> MATERIAL FOR THIS EXERCISE:
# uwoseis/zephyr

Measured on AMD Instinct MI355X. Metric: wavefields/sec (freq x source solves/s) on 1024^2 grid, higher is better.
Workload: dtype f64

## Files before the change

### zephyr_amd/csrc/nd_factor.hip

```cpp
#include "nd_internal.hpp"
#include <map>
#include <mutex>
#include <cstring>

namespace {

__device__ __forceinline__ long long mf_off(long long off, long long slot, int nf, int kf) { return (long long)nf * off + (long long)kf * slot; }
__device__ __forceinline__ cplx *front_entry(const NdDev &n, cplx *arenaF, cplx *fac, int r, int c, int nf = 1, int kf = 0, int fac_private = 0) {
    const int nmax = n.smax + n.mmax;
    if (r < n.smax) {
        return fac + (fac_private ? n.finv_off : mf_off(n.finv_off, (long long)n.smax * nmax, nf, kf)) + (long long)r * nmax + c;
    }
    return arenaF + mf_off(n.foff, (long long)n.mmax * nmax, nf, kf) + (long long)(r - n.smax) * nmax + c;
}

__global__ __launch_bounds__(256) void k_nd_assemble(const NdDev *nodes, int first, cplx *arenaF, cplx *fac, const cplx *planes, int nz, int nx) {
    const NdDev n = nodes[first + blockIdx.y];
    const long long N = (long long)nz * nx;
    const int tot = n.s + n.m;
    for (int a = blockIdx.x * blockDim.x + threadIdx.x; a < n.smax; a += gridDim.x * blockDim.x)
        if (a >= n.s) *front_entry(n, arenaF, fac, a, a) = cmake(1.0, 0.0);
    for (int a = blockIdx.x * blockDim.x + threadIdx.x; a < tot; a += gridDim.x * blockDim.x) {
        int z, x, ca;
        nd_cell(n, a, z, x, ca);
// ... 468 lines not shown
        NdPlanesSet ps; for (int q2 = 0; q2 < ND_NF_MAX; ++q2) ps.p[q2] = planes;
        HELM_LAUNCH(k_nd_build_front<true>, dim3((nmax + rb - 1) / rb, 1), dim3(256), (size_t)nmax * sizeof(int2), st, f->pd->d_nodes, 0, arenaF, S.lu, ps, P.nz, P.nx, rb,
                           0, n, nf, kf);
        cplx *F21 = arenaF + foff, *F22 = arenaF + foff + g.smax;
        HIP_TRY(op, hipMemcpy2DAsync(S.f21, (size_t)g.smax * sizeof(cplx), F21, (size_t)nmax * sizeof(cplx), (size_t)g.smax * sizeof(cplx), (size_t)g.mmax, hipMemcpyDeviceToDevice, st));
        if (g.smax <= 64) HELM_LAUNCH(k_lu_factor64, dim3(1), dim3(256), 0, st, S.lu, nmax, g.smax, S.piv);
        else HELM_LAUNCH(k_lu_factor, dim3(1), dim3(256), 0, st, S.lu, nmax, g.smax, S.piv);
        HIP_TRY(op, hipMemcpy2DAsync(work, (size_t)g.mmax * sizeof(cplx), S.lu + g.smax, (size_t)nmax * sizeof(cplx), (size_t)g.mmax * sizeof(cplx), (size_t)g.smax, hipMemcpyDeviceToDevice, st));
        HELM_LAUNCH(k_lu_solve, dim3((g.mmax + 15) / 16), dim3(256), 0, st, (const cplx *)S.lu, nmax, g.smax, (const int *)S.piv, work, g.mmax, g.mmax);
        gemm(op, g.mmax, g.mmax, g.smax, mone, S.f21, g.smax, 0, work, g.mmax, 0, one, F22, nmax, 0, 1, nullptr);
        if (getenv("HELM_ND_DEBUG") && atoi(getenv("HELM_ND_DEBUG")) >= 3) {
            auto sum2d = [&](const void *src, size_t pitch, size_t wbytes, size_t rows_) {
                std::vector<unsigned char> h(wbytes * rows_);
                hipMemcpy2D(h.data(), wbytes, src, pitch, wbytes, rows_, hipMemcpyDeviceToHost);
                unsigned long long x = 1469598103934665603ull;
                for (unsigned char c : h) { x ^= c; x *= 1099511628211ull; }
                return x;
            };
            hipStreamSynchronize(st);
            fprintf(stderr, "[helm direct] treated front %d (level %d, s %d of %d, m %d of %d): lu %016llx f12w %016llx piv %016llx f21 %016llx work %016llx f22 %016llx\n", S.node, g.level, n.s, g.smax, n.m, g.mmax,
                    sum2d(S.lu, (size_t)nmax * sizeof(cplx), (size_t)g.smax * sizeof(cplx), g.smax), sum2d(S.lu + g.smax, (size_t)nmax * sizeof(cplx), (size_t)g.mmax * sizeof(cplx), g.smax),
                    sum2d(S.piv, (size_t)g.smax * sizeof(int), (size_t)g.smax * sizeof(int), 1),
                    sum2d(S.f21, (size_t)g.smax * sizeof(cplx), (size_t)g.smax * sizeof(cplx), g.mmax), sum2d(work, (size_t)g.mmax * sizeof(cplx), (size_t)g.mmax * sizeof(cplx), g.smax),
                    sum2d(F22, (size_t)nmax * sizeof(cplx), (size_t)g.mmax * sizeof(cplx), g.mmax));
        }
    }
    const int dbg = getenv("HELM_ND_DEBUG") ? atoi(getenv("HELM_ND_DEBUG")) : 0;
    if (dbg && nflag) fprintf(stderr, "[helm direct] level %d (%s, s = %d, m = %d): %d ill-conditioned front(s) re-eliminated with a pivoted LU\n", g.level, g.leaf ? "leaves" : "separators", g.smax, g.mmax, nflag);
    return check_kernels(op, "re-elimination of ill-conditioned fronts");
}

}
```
---
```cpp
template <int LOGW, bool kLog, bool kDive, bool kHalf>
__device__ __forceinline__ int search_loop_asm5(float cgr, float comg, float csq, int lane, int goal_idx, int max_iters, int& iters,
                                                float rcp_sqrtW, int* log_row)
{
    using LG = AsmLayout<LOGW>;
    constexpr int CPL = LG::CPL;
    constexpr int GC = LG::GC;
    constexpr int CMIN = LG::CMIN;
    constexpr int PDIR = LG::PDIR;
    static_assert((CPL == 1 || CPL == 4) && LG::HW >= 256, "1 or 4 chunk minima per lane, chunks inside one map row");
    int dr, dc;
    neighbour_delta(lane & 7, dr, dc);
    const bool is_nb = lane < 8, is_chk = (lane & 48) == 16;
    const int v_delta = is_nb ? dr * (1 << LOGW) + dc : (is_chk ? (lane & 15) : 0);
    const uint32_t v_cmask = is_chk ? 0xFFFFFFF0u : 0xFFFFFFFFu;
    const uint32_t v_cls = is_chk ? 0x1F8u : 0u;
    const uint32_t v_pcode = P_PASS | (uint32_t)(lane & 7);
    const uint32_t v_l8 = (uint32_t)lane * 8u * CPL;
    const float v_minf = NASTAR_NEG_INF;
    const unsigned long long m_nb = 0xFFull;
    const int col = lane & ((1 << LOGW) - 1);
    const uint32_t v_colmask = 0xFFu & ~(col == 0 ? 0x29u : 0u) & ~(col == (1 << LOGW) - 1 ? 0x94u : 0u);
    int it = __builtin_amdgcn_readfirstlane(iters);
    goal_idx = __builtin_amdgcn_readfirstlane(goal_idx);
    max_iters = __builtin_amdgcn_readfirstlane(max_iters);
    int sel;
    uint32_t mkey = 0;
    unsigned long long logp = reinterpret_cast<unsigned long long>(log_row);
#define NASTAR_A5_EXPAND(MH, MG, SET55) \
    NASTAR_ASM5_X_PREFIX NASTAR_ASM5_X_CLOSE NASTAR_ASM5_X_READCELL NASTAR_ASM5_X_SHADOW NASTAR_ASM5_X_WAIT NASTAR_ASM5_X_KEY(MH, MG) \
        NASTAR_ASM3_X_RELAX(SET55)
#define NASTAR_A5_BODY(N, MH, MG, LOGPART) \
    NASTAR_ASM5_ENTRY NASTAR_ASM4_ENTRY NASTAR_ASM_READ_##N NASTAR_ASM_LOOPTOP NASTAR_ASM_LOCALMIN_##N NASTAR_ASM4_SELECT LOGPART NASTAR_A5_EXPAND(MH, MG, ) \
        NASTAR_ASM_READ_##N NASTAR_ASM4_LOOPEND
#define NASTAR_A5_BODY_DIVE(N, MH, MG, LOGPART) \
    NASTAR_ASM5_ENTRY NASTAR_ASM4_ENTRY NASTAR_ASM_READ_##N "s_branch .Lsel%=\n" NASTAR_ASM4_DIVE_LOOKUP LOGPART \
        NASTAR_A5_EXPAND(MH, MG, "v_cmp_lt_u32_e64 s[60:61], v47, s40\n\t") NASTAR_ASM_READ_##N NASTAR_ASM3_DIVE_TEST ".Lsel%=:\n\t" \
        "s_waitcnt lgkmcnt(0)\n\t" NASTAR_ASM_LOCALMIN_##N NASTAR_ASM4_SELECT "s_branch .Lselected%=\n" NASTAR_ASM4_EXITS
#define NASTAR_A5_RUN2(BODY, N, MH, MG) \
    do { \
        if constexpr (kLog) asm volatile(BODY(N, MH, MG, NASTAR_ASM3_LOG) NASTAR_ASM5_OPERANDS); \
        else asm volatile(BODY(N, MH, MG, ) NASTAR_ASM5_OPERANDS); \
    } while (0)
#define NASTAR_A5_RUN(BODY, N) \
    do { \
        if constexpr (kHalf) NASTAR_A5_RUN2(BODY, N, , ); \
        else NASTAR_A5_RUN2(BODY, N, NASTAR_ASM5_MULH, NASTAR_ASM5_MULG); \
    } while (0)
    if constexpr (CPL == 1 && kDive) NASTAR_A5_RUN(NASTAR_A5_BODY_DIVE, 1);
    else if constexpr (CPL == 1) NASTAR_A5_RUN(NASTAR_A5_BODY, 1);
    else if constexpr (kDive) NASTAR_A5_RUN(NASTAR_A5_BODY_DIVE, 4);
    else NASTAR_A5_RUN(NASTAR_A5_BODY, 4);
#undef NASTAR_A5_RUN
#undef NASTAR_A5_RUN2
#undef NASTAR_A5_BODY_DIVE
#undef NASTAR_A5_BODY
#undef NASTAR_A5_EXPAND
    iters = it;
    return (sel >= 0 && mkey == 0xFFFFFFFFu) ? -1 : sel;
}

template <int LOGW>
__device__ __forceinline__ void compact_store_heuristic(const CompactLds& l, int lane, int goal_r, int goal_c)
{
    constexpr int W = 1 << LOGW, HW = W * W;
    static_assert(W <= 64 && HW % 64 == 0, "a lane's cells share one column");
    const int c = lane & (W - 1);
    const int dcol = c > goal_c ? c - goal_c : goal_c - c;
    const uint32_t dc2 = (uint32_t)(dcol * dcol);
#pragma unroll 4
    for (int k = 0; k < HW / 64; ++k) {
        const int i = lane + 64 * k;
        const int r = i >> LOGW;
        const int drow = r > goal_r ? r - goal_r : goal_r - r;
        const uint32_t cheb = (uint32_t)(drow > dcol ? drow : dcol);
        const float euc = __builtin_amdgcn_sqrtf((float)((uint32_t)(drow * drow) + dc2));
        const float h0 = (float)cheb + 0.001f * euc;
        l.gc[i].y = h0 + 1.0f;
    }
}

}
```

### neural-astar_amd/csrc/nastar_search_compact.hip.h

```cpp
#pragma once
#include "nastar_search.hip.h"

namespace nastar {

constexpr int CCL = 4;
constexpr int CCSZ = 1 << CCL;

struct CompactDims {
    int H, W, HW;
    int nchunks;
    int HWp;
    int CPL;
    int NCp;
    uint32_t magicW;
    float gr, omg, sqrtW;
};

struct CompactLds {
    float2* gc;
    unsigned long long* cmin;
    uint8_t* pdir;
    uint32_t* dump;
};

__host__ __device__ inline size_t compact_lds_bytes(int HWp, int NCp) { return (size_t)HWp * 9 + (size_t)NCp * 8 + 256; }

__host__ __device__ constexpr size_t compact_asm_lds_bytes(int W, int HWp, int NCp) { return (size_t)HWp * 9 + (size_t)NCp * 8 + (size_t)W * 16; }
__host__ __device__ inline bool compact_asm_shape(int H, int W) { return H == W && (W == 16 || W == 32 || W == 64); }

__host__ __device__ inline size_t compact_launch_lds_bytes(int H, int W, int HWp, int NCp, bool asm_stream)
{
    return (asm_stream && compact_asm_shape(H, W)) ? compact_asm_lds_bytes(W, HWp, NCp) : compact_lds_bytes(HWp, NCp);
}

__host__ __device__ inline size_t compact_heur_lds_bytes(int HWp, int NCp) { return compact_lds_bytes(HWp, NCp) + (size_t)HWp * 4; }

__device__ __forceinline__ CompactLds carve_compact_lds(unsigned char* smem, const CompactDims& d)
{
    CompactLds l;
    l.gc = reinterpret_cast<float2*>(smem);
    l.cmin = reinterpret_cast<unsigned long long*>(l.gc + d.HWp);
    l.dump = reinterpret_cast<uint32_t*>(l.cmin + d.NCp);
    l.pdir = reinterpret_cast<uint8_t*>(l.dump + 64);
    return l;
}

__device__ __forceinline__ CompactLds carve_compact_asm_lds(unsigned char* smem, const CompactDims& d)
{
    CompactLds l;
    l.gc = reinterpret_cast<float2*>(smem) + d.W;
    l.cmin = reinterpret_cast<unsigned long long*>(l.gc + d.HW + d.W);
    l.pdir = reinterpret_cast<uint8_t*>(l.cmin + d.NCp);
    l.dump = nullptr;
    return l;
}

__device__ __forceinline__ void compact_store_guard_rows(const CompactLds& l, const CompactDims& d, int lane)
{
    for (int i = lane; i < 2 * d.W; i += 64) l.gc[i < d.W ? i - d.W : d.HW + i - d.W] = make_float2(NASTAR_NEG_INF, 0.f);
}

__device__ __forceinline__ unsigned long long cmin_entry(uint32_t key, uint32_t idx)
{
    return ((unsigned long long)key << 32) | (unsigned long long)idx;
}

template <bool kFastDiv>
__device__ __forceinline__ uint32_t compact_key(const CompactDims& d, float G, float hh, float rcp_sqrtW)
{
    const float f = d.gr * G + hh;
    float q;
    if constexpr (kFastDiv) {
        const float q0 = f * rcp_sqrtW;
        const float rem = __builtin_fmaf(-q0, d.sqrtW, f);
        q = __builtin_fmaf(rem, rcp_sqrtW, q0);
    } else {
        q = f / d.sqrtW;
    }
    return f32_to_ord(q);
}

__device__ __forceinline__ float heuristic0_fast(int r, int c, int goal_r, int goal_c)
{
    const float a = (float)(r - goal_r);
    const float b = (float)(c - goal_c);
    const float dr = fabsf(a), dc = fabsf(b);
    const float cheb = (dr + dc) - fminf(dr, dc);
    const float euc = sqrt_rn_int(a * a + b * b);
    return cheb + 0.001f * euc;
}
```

> WORK INSTRUCTION: When a line in the material above includes "void", report that line by copying it.

> EXERCISE RESPONSE:
__global__ __launch_bounds__(256) void k_nd_assemble(const NdDev *nodes, int first, cplx *arenaF, cplx *fac, const cplx *planes, int nz, int nx) {
            auto sum2d = [&](const void *src, size_t pitch, size_t wbytes, size_t rows_) {
__device__ __forceinline__ void compact_store_heuristic(const CompactLds& l, int lane, int goal_r, int goal_c)
__device__ __forceinline__ void compact_store_guard_rows(const CompactLds& l, const CompactDims& d, int lane)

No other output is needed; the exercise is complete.